D&D General Should players be aware of their own high and low rolls?

Maxperson

Morkus from Orkus
Everything? No, but most stuff -- absolutely! It would be a weird world where the guild of fighters doesn't have library containing multiple copies of "Basic Monsters and their Abilities". Even in our world, those kind of books were best seller in the medieval and ancient world for people who were just curious!
Basic monsters would be orcs and goblins, maybe trolls and ogres. Anything more is rare and not basic. And that's if there's a fighter's guild and if you happen to be a member, rather than Joe the Farmer adventurer who picked up a sword and went out to seek his fortune.
If you were a specialist, you would not only know the MM, MM2, MM3 and every other book possible, but would have studied variants of all of them, misprints, notes on each of them by reknowned authorities -- a huge amount more.
Not in D&D. You seem to be under the misapprehension that all of the monsters are roaming the world in packs or something and people are putting the info on some magical internet. The PCs encounter monsters at a rate that is incredibly higher than the world at large(including fighter's guilds). If it wasn't, then the world died to monster invasions millennia ago.

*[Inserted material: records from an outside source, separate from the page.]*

# jinlinyi/PerspectiveFields

Hardware: NVIDIA H100
Metric: images/sec at 640x480 (Paramnet-360Cities-edina), H100 vs ref CPU (higher is better)
Workload: dtype f32 via 3x bf16 split MMA, fp32 accumulate

## Files before the change

### perspectivefields_b200/csrc/gemm_tma.cuh

```cuda
#pragma once
#include <cuda.h>

#include "tc_ptx.cuh"

namespace pf {

constexpr int MODE_GEMM = 0, MODE_HALO = 1;
constexpr int kTmaThreads = 384;
constexpr int kHaloBytes = 180 * 128;

struct TmaGemmParams {
  int M;
  int B, H, W;
  int Cin;
  int N, K;
  int a_c0, a_gc;
  int c_split, a2_c0;
  int groups;
  int b_row0;
  const float* bias; int bias_mode, bias_gstride;
  int act; const float* gamma;
  const float* res;  int ldr, r_coff, r_gcoff, res_relu;
  const float* res2; int ldr2, r2_coff, r2_gcoff;
  float* C; int ldc, c_coff, c_gcoff;
  __nv_bfloat16* Shi; __nv_bfloat16* Slo; int lds, s_coff, s_gcoff, split_relu;
  const float* pred_w; const float* pred_b; float* pred_out; int pred_nc, pred_mode;
  int phase4;
};

template <int BN, int MODE, int KB, bool PP = false, int NP = 3> struct TmaCfg {
  static_assert(KB == 32 || KB == 64, "KB");
  static_assert(BN % 32 == 0 && BN <= 256, "BN");
  static_assert(!PP || MODE == MODE_GEMM, "the ping-pong schedule is a GEMM-mode schedule");
  static_assert(NP == 1 || NP == 3, "NP");
  static constexpr int kPlanes = NP == 3 ? 2 : 1;
  static constexpr int kTileM = PP ? 64 : 128;
  static constexpr int kBPlane = BN * KB * 2;
  static constexpr int kAPlane = kTileM * KB * 2;
  static constexpr int kStage = (MODE == MODE_GEMM ? kPlanes * kAPlane : 0) + kPlanes * kBPlane;
  static constexpr int kABuf = kPlanes * kHtPlaneBytes;
  static constexpr int kAccPitch = 68;
  static constexpr int kAccStage = 2 * 64 * kAccPitch * 4;
  static constexpr int kBudget = 225 * 1024 - kAccStage - (MODE == MODE_HALO ? 2 * kABuf : 0);
  static constexpr int kStagesRaw = kBudget / kStage;
  static constexpr int kStages = kStagesRaw > 16 ? 16 : kStagesRaw;
  static constexpr int kSmemBytes = (MODE == MODE_HALO ? 2 * kABuf : 0) + kStages * kStage + kAccStage + 512 + 1024;
  static_assert(kStages >= 2, "ring too shallow");
  static_assert(kSmemBytes <= 227 * 1024, "shared memory per block");
};

__device__ __forceinline__ void mbar_expect_tx(uint32_t bar, uint32_t bytes) {
  asm volatile("mbarrier.arrive.expect_tx.shared::cta.b64 _, [%0], %1;\n" ::"r"(bar), "r"(bytes) : "memory");
}
__device__ __forceinline__ void tma_load_2d(uint32_t dst, const CUtensorMap* map, uint32_t bar, int c0, int c1) {
  asm volatile("cp.async.bulk.tensor.2d.shared::cluster.global.mbarrier::complete_tx::bytes [%0], [%1, {%3, %4}], [%2];\n"
               ::"r"(dst), "l"(reinterpret_cast<uint64_t>(map)), "r"(bar), "r"(c0), "r"(c1) : "memory");
}
__device__ __forceinline__ void tma_load_4d(uint32_t dst, const CUtensorMap* map, uint32_t bar, int c0, int c1, int c2, int c3) {
  asm volatile("cp.async.bulk.tensor.4d.shared::cluster.global.mbarrier::complete_tx::bytes [%0], [%1, {%3, %4, %5, %6}], [%2];\n"
               ::"r"(dst), "l"(reinterpret_cast<uint64_t>(map)), "r"(bar), "r"(c0), "r"(c1), "r"(c2), "r"(c3) : "memory");
}
__device__ __forceinline__ void tma_prefetch_desc(const CUtensorMap* map) {
  asm volatile("prefetch.tensormap [%0];\n" ::"l"(reinterpret_cast<uint64_t>(map)) : "memory");
}

struct TmaMaps {
  CUtensorMap a_hi, a_lo, a2_hi, a2_lo, b_hi, b_lo;
};
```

There aren't enough high level people in the world, even in the Forgotten Realms, to handle all the monsters in the books if encountered at the rate that PCs encounter them. The PC's are special that way in order to make the game playable.
Knowing the contents of the MM is pretty trivial. How long would it take you personally to memorize it well enough to pass a basic exam. Two weeks? A month?
Decades of specialized study like a non-combat sage.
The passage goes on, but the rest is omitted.